## Aim of the task
Take each line below that has "invD" and copy it.

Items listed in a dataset
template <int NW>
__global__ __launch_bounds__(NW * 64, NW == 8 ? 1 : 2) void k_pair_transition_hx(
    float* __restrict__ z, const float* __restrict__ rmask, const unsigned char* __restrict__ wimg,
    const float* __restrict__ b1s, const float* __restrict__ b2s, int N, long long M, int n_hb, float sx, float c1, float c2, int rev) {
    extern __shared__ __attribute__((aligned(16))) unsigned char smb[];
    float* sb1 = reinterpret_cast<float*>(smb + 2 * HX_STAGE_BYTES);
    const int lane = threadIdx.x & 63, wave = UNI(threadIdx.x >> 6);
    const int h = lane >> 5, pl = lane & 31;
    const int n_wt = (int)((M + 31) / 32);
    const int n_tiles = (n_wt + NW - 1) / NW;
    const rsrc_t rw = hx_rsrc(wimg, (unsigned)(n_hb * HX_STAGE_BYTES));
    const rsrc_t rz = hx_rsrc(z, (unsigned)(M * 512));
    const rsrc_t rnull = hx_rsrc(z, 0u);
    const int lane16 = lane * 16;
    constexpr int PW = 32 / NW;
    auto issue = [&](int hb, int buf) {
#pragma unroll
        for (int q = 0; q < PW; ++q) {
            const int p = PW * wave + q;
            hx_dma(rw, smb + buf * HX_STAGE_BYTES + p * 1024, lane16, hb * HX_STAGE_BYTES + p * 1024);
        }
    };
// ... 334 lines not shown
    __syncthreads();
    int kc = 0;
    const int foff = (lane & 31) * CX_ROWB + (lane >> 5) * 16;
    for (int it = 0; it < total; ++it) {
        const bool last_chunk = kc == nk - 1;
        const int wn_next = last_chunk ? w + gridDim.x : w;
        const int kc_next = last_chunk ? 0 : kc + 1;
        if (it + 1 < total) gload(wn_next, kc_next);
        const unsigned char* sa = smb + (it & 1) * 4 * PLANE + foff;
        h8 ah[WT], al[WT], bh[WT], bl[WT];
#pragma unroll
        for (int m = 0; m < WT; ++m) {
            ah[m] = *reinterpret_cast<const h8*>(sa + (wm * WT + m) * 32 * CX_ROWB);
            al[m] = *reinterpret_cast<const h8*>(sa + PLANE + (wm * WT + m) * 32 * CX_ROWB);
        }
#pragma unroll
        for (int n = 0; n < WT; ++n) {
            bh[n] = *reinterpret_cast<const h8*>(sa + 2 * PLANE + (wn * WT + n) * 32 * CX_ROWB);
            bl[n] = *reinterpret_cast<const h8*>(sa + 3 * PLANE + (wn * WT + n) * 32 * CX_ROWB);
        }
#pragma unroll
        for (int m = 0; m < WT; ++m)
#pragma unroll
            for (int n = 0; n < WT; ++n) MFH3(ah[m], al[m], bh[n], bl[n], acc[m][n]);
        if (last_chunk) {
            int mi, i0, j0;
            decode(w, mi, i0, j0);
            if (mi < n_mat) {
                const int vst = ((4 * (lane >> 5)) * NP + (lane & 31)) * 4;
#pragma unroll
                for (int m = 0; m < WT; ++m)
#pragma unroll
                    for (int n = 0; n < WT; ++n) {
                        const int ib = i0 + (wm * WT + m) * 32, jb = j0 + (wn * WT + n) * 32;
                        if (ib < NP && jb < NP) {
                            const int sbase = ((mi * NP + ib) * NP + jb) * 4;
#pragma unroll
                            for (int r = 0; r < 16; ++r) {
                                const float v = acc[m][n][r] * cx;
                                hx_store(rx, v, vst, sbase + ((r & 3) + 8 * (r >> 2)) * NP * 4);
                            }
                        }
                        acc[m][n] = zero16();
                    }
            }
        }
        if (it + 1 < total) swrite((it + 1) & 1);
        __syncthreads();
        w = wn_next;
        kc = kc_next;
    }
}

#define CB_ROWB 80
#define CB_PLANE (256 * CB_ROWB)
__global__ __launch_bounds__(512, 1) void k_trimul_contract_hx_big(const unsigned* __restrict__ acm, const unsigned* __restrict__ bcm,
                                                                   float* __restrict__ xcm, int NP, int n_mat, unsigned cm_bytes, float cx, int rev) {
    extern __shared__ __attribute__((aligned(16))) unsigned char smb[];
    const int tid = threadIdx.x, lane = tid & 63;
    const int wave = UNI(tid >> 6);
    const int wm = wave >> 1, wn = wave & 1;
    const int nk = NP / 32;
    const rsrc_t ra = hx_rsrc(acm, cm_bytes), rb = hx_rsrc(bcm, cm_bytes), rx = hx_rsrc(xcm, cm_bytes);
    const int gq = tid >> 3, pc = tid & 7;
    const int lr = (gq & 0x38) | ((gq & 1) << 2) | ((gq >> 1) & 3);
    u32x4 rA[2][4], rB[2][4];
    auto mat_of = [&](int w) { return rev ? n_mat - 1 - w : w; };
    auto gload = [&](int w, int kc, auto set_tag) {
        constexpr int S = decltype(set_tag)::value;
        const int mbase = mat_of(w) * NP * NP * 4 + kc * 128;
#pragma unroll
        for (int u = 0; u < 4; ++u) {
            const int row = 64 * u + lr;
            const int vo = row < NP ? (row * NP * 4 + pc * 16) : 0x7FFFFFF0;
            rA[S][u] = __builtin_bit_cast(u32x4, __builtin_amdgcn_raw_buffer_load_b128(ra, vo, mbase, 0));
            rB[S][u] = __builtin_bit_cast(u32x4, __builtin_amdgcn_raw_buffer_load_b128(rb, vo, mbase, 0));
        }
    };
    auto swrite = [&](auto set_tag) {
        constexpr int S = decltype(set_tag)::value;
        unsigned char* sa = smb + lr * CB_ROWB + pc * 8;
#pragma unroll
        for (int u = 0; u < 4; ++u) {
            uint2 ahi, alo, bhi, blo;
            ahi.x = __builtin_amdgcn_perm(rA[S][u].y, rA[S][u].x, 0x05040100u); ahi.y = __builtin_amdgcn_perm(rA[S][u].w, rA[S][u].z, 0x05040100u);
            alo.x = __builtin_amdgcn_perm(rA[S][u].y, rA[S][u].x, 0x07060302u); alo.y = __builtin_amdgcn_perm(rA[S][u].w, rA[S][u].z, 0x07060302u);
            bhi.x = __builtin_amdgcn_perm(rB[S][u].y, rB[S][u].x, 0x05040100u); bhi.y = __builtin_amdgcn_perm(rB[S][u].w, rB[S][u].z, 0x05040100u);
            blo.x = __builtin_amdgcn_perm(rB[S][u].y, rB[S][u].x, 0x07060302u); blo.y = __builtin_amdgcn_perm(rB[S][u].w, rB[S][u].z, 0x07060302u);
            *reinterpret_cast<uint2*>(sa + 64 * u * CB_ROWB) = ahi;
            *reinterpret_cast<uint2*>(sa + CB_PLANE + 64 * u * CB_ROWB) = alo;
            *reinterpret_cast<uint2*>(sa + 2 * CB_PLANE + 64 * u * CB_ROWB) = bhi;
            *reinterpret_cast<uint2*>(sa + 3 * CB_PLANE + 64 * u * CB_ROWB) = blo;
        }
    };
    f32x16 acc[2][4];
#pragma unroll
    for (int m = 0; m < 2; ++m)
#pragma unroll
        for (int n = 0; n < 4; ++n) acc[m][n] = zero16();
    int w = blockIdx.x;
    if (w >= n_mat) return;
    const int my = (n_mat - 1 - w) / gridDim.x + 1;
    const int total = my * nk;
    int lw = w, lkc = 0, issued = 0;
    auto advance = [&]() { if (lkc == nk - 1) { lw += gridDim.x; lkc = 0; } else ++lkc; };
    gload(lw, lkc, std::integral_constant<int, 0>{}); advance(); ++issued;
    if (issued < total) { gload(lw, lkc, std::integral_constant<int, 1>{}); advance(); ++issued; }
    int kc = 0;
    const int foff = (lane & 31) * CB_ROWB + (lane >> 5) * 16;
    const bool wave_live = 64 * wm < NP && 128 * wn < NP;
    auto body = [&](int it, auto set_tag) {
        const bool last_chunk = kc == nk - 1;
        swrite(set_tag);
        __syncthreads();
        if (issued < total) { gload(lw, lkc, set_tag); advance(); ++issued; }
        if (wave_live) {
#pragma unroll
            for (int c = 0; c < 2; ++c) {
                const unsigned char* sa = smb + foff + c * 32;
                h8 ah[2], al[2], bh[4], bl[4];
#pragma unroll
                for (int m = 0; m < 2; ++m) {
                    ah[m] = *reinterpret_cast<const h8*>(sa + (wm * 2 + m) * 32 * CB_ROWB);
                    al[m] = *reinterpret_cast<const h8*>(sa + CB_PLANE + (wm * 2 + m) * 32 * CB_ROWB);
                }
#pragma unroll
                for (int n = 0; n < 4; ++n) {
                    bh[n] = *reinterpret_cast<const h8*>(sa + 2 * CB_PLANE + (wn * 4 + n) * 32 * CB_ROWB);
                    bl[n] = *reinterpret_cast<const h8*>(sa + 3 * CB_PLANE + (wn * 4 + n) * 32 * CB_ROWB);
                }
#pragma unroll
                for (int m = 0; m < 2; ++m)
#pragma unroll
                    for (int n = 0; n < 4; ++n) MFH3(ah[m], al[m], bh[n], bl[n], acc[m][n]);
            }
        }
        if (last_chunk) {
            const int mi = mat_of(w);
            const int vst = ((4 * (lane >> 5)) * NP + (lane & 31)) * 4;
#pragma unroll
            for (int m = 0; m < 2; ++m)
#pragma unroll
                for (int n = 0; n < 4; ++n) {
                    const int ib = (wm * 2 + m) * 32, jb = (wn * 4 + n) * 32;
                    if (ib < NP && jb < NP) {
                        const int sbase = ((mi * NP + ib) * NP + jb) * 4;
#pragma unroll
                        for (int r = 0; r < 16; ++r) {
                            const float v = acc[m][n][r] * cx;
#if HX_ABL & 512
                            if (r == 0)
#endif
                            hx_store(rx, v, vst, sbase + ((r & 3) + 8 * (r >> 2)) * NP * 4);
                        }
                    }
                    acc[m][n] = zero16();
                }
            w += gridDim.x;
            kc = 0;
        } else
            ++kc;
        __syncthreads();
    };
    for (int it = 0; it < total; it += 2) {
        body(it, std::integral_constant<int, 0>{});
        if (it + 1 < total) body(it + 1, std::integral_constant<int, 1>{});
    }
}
...
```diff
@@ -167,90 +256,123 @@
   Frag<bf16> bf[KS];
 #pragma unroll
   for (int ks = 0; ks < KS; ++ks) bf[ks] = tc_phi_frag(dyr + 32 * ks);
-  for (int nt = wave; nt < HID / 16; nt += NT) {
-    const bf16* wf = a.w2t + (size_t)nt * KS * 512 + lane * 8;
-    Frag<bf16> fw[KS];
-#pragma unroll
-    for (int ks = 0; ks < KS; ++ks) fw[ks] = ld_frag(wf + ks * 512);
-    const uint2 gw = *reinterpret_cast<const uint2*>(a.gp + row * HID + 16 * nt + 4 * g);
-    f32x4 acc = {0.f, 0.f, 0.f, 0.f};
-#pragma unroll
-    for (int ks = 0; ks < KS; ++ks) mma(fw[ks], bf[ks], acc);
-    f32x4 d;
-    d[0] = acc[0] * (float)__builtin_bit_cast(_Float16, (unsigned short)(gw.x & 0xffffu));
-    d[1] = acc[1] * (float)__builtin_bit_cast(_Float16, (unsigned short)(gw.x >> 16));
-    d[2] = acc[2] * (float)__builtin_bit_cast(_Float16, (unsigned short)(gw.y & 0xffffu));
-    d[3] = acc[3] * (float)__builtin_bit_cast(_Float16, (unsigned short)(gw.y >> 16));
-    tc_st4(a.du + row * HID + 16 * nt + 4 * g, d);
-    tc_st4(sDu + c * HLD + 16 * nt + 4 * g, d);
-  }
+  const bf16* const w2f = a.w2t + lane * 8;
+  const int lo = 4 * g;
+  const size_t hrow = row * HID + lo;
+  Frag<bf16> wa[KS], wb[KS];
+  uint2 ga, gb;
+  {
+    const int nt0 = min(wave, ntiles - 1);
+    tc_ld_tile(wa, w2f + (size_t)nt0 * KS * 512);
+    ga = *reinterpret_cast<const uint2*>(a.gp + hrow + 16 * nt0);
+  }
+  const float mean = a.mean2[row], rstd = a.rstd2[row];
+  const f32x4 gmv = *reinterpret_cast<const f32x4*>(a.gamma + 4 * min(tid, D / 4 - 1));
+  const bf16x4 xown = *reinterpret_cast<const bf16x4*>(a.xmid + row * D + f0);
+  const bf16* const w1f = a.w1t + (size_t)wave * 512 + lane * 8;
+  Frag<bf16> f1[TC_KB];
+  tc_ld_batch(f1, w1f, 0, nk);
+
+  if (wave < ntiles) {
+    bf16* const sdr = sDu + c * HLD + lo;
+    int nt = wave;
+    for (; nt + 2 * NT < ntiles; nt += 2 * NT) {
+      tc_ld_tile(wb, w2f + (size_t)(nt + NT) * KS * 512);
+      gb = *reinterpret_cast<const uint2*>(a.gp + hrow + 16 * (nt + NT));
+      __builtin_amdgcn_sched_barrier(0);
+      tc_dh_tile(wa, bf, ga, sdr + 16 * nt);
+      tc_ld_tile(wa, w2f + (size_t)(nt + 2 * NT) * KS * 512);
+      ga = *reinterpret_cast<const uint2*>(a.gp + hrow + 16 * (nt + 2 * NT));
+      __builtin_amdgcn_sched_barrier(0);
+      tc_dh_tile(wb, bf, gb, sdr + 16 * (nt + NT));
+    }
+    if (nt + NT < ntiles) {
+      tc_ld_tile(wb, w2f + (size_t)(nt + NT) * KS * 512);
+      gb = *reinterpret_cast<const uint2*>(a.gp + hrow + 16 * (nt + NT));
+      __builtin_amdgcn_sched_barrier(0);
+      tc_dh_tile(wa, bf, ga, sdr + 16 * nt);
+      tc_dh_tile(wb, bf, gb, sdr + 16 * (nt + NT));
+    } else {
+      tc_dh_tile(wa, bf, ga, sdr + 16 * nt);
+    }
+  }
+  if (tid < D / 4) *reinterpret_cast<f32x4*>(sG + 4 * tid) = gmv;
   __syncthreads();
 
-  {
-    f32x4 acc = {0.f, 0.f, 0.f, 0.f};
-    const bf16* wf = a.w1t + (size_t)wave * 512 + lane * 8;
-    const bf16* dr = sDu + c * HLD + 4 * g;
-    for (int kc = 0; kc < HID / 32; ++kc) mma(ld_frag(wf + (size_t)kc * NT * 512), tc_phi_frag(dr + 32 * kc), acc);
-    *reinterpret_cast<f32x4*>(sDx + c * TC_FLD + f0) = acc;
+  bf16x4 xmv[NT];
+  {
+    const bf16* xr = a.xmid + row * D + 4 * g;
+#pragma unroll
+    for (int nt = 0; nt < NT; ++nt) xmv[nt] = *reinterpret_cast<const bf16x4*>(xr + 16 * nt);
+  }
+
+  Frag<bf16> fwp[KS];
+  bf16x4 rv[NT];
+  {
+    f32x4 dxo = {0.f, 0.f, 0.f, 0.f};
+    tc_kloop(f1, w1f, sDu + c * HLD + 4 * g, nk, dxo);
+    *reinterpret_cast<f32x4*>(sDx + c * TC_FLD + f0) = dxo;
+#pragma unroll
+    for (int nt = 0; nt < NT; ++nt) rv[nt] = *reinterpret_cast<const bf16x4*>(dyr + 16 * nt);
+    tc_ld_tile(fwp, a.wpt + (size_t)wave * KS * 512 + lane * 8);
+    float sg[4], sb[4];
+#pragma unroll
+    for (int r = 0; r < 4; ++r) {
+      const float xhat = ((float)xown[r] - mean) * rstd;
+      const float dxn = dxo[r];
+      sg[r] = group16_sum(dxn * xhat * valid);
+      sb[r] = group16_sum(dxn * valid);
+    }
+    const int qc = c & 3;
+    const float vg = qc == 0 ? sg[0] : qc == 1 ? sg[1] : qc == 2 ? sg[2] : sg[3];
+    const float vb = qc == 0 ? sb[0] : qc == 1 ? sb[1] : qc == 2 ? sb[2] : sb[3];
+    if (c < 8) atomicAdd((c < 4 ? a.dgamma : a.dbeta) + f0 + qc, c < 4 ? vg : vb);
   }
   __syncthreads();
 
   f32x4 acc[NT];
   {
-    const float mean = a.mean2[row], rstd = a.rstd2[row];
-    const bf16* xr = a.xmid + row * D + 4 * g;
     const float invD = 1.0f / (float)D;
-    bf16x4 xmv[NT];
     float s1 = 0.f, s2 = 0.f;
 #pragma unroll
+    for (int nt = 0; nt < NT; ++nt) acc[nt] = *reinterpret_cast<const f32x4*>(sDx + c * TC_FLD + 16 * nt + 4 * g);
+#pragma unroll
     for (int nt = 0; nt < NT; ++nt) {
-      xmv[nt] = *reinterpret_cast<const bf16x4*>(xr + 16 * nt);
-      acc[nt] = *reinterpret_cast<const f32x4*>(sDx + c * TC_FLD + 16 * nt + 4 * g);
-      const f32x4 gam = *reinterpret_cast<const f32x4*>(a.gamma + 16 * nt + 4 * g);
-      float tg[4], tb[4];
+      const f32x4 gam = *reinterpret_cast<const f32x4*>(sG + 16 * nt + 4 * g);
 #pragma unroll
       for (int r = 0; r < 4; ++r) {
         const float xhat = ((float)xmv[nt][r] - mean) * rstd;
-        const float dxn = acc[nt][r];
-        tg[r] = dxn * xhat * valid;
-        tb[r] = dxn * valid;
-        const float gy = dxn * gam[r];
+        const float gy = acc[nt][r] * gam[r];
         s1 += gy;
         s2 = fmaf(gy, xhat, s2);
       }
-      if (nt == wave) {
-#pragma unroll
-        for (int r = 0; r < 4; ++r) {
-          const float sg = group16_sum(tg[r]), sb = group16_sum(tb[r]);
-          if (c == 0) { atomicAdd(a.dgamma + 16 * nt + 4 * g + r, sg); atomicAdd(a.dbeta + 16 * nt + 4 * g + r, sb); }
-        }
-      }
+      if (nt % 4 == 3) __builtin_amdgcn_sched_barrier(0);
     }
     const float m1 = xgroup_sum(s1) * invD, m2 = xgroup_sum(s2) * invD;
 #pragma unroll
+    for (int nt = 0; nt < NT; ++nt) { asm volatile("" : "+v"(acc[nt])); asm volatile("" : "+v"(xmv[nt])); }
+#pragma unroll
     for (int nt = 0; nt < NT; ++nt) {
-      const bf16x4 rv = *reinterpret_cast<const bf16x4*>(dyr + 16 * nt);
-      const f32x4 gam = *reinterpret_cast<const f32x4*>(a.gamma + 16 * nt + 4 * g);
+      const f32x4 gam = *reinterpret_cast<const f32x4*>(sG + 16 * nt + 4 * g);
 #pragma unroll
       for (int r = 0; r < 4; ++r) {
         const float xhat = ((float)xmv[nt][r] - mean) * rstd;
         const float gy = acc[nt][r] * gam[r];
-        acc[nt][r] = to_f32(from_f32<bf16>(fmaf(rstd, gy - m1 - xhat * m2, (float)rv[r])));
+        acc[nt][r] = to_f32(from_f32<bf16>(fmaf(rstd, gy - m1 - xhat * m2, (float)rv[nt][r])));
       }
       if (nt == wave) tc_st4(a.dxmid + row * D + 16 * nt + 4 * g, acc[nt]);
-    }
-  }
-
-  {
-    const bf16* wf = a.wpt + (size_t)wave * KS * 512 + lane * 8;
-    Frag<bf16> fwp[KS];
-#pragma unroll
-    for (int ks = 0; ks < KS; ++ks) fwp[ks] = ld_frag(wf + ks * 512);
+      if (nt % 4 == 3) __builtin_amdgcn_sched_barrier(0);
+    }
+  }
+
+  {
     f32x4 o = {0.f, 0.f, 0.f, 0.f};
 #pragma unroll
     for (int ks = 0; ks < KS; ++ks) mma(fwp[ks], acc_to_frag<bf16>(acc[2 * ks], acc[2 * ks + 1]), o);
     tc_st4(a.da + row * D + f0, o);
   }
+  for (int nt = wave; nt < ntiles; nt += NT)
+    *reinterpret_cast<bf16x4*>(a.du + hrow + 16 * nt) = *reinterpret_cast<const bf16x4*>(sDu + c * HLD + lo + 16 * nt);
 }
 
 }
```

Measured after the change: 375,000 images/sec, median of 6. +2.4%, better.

## Written answer
     const float invD = 1.0f / (float)D;
     const float m1 = xgroup_sum(s1) * invD, m2 = xgroup_sum(s2) * invD;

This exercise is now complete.